Para sorpresa nuestra, su caballo trotaba bastante bien. Durante todo el trayecto, Kaciano guardó un silencio terco, y apenas respondía a nuestras preguntas. Llegamos al corte y de allí fuimos a una "isba" aislada, al borde de un riachuelo transformado en estanque. Había allí dos jóvenes de palabra insinuante, viva, y sonrisa delicada. Les compré un eje, y Kaciano, cuando volví al lugar del corte, me pidió que le permitiese acompañarnos a la cacería.

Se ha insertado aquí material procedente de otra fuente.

# tirtho109/parallel_AMG

Hardware: AMD Instinct MI355X
Metric: V-cycle iters/sec + fine-SpMV HBM GB/s, 3D Poisson 128M dofs at 1/2/4/8 GPU (higher is better)
Workload: dtype f64; 1 GPU; poisson3d 512^3 fp64, SA-AMG V(1,1) weighted-Jacobi, 1 part(s); n=134217728, nnz_fine=937951232, levels=6, max_coarse=1000, parallelism=row-slab partition p1

## Files before the change

### include/pamg.h

```cpp
#ifndef PAMG_H
#define PAMG_H

#include <stdint.h>

#ifdef __cplusplus
extern "C" {
#endif

#define PAMG_OK 0
#define PAMG_E_ARG (-1)
#define PAMG_E_HIP (-2)
#define PAMG_E_RCCL (-3)
#define PAMG_E_OVERFLOW (-4)
#define PAMG_E_SETUP (-5)
#define PAMG_E_STATE (-6)
#define PAMG_E_NOMEM (-7)

typedef struct pamg_ctx pamg_ctx;
typedef struct pamg_plan pamg_plan;
typedef struct pamg_vec pamg_vec;
typedef struct pamg_mat pamg_mat;
typedef struct pamg_hier pamg_hier;
typedef struct pamg_hcsr pamg_hcsr;

// ... 42 lines not shown
int pamg_vec_download(pamg_ctx* ctx, const pamg_vec* v, double* own);
int pamg_vec_download_ghosts(pamg_ctx* ctx, const pamg_vec* v, double* ghost);
int pamg_vec_device_ptr(pamg_vec* v, double** dptr);
int pamg_vec_fill(pamg_ctx* ctx, pamg_vec* v, double value);
int pamg_vec_copy(pamg_ctx* ctx, const pamg_vec* src, pamg_vec* dst);
int pamg_vec_axpby(pamg_ctx* ctx, double a, const pamg_vec* x, double b, pamg_vec* y);
int pamg_vec_dot(pamg_ctx* ctx, const pamg_vec* x, const pamg_vec* y, double* out);
int pamg_vec_nrm2(pamg_ctx* ctx, const pamg_vec* x, double* out);
int pamg_exchange(pamg_ctx* ctx, const pamg_plan* plan, pamg_vec* x);
int pamg_exchange_begin(pamg_ctx* ctx, pamg_plan* plan, pamg_vec* x);
int pamg_exchange_end(pamg_ctx* ctx, pamg_plan* plan, pamg_vec* x);

int pamg_mat_upload(pamg_ctx* ctx, int64_t nrows, int64_t ncols_local, const int64_t* rowptr,
                    const void* col, int col_is_64, const double* val, int index_base,
                    const pamg_plan* col_plan, pamg_mat** out);
int pamg_mat_upload_perm(pamg_ctx* ctx, int64_t nrows, int64_t ncols_local, const int64_t* rowptr,
                         const void* col, int col_is_64, const double* val, int index_base,
                         const pamg_plan* col_plan, const int64_t* row_perm,
                         const int64_t* col_perm, pamg_mat** out);
int pamg_mat_destroy(pamg_mat* A);
int pamg_mat_info(const pamg_mat* A, int64_t* nrows, int64_t* ncols_local, int64_t* nnz);
int pamg_mat_stream_bytes(const pamg_mat* A, int64_t* bytes);
int pamg_mat_layout(const pamg_mat* A, int set, int out[10]);

int pamg_spmv(pamg_ctx* ctx, const pamg_mat* A, pamg_vec* x, pamg_vec* y);
int pamg_residual(pamg_ctx* ctx, const pamg_mat* A, pamg_vec* x, const pamg_vec* b,
                  pamg_vec* r, double* nrm2);
int pamg_jacobi(pamg_ctx* ctx, const pamg_mat* A, pamg_vec* x, const pamg_vec* b,
                pamg_vec* tmp, double omega, int nsweeps);
int pamg_jacobi_residual(pamg_ctx* ctx, const pamg_mat* A, pamg_vec* x, const pamg_vec* b,
                         pamg_vec* t, pamg_vec* r, double omega, int* fused);

int pamg_hier_create(pamg_ctx* ctx, int nlevels, pamg_mat* const* A, pamg_mat* const* P,
                     pamg_mat* const* R, const double* omega, int64_t n_coarse,
                     const double* ainv_colmajor, int rep_level, const int64_t* rep_offsets,
                     pamg_hier** out);
int pamg_hier_destroy(pamg_hier* H);
int pamg_hier_set_graph(pamg_hier* H, int enable);
int pamg_hier_set_sweeps(pamg_hier* H, int nu1, int nu2);
int pamg_hier_set_perm(pamg_hier* H, int64_t n, const int64_t* perm);
int pamg_hier_graph_state(const pamg_hier* H, int* enabled, int* captured, int* failed);
int pamg_vcycle(pamg_ctx* ctx, pamg_hier* H, pamg_vec* x, const pamg_vec* b, int ncycles,
                double* res_hist);
int pamg_vcycle_async(pamg_ctx* ctx, pamg_hier* H, pamg_vec* x, const pamg_vec* b, int ncycles);
int pamg_pcg(pamg_ctx* ctx, pamg_hier* H, pamg_vec* x, const pamg_vec* b, double rtol,
             int maxit, int* iters, double* res_hist);
// ... 51 lines not shown
```

### parallel_amg_amd/_lib.py

```python
from __future__ import annotations

import ctypes as C
import os

_HERE = os.path.dirname(os.path.abspath(__file__))
LIB_PATH = os.environ.get("PAMG_LIB") or os.path.join(_HERE, "libpamg.so")

PAMG_OK = 0
ERRORS = {-1: "PAMG_E_ARG", -2: "PAMG_E_HIP", -3: "PAMG_E_RCCL", -4: "PAMG_E_OVERFLOW",
          -5: "PAMG_E_SETUP", -6: "PAMG_E_STATE", -7: "PAMG_E_NOMEM"}


class PamgError(RuntimeError):
    def __init__(self, code, fn, msg):
        super().__init__(f"{fn} -> {ERRORS.get(code, code)}: {msg}")
        self.code = code


vp = C.c_void_p
i32, i64, dbl = C.c_int, C.c_int64, C.c_double
pvp = C.POINTER(C.c_void_p)
pi64 = C.POINTER(C.c_int64)
pdbl = C.POINTER(C.c_double)
pi32 = C.POINTER(C.c_int32)
# ... 27 lines not shown
    "pamg_plan_set_tag": [vp, i64],
    "pamg_plan_destroy": [vp],
    "pamg_vec_create": [vp, i64, i64, pvp],
    "pamg_vec_destroy": [vp],
    "pamg_vec_size": [vp, pi64, pi64],
    "pamg_vec_upload": [vp, vp, vp],
    "pamg_vec_download": [vp, vp, vp],
    "pamg_vec_download_ghosts": [vp, vp, vp],
    "pamg_vec_device_ptr": [vp, pvp],
    "pamg_vec_fill": [vp, vp, dbl],
    "pamg_vec_copy": [vp, vp, vp],
    "pamg_vec_axpby": [vp, dbl, vp, dbl, vp],
    "pamg_vec_dot": [vp, vp, vp, pdbl],
    "pamg_vec_nrm2": [vp, vp, pdbl],
    "pamg_exchange": [vp, vp, vp],
    "pamg_exchange_begin": [vp, vp, vp],
    "pamg_exchange_end": [vp, vp, vp],
    "pamg_mat_upload": [vp, i64, i64, vp, vp, i32, vp, i32, vp, pvp],
    "pamg_mat_upload_perm": [vp, i64, i64, vp, vp, i32, vp, i32, vp, vp, vp, pvp],
    "pamg_mat_destroy": [vp],
    "pamg_mat_info": [vp, pi64, pi64, pi64],
    "pamg_mat_stream_bytes": [vp, pi64],
    "pamg_mat_layout": [vp, i32, C.POINTER(C.c_int)],
    "pamg_spmv": [vp, vp, vp, vp],
    "pamg_residual": [vp, vp, vp, vp, vp, pdbl],
    "pamg_jacobi": [vp, vp, vp, vp, vp, dbl, i32],
    "pamg_jacobi_residual": [vp, vp, vp, vp, vp, vp, dbl, pi32],
    "pamg_hier_create": [vp, i32, vp, vp, vp, vp, i64, vp, i32, vp, pvp],
    "pamg_hier_destroy": [vp],
    "pamg_hier_set_graph": [vp, i32],
    "pamg_hier_set_sweeps": [vp, i32, i32],
    "pamg_hier_set_perm": [vp, i64, vp],
    "pamg_hier_graph_state": [vp, C.POINTER(C.c_int), C.POINTER(C.c_int), C.POINTER(C.c_int)],
    "pamg_vcycle": [vp, vp, vp, vp, i32, vp],
    "pamg_vcycle_async": [vp, vp, vp, vp, i32],
    "pamg_pcg": [vp, vp, vp, vp, dbl, i32, C.POINTER(C.c_int), vp],
    "pamg_hier_profile": [vp, i32],
    "pamg_hier_profile_read": [vp, vp],
    "pamg_bench_rowop": [vp, vp, i32, vp, vp, vp, dbl, i32, pdbl],
    "pamg_hier_bench_chain": [vp, vp, vp, i32, pdbl],
    "pamg_set_option": [C.c_char_p, i64],
    "pamg_get_option": [C.c_char_p, pi64],
    "pamg_hcsr_create": [i64, i64, i64, pvp],
    "pamg_hcsr_destroy": [vp],
    "pamg_hcsr_info": [vp, pi64, pi64, pi64],
    "pamg_hcsr_data": [vp, C.POINTER(pi64), C.POINTER(pi32), C.POINTER(pdbl)],
# ... 50 lines not shown
    for key, sym in (("hip", "hipStreamCreateWithFlags"), ("rccl", "ncclCommInitRank")):
        try:
            addr = C.cast(getattr(L, sym), C.c_void_p).value
        except AttributeError:
            continue
        info = _DlInfo()
        if addr and dladdr(addr, C.byref(info)) and info.dli_fname:
            out[key] = os.path.realpath(info.dli_fname.decode())
    return out
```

Entramos en la explotación. Kaciano me llamaba más la atención que el perro. Advertí, observándole, que el mote de "Pulga" le convenía exactamente. La masa enorme de sus cabellos le servía de sombrero; la cabeza aparecía y desaparecía entre las ramas como podría ocurrir con una pulga en un manojo de pasto. Sin cesar iba y venía, arrancaba hierbas, medicinales, que se metía en el bolsillo, pronunciando palabras incoherentes. Alguna vez se detenía y echaba sobre mí y sobre mi perro una mirada escrutadora.

En los montes suelen hallarse unos pajarillos de color ceniciento, que revolotean, gorjean y saltan de un árbol a otro. Kaciano les imitaba y les llamaba. Una codorniz le pasó entre las piernas gritando. La remedó. Empezó una alondra a cantar ruidosamente. Kaciano hizo lo mismo. Pero entretanto no me decía una sola palabra.

El día se puso hermosísimo, aunque con calor sofocante. En el cielo algunas nubes ligeramente amarillas, semejantes a nieve de primavera, recortaban sus bordes de encaje.

Kaciano y yo anduvimos mucho por la espesura. Arbolillos nuevos, que apenas alcanzaban un metro de altura, circundaban viejos troncos de árboles secos y les formaban un velo de verdura.

Nuestros pies se enredaban a cada momento en las lianas henchidas por el sol; las hojitas nuevas de los arbustos tenían un brillo de cobre, las flores cubrían el suelo. Había campánulas, pequeños cálices amarillos de glaucios, pétalos rosados de celidonia. Acá y allá, en espacios aislados, pilas de madera cortada proyectaban sombras oblicuas.

Por momentos se alzaba un vientecillo que enseguida cesaba, después de acariciarme la cara. Todo se agitaba alegremente, animándose a mi alrededor. Las hojas de los helechos se balanceaban con gracia durante un instante y luego permanecían inmóviles. En la tranquilidad y el silencio, sólo el canto de los brillos continuaba sin parar, agudo, penetrante, como acompañando el calor tórrido del día y emanado también de la tierra quemante.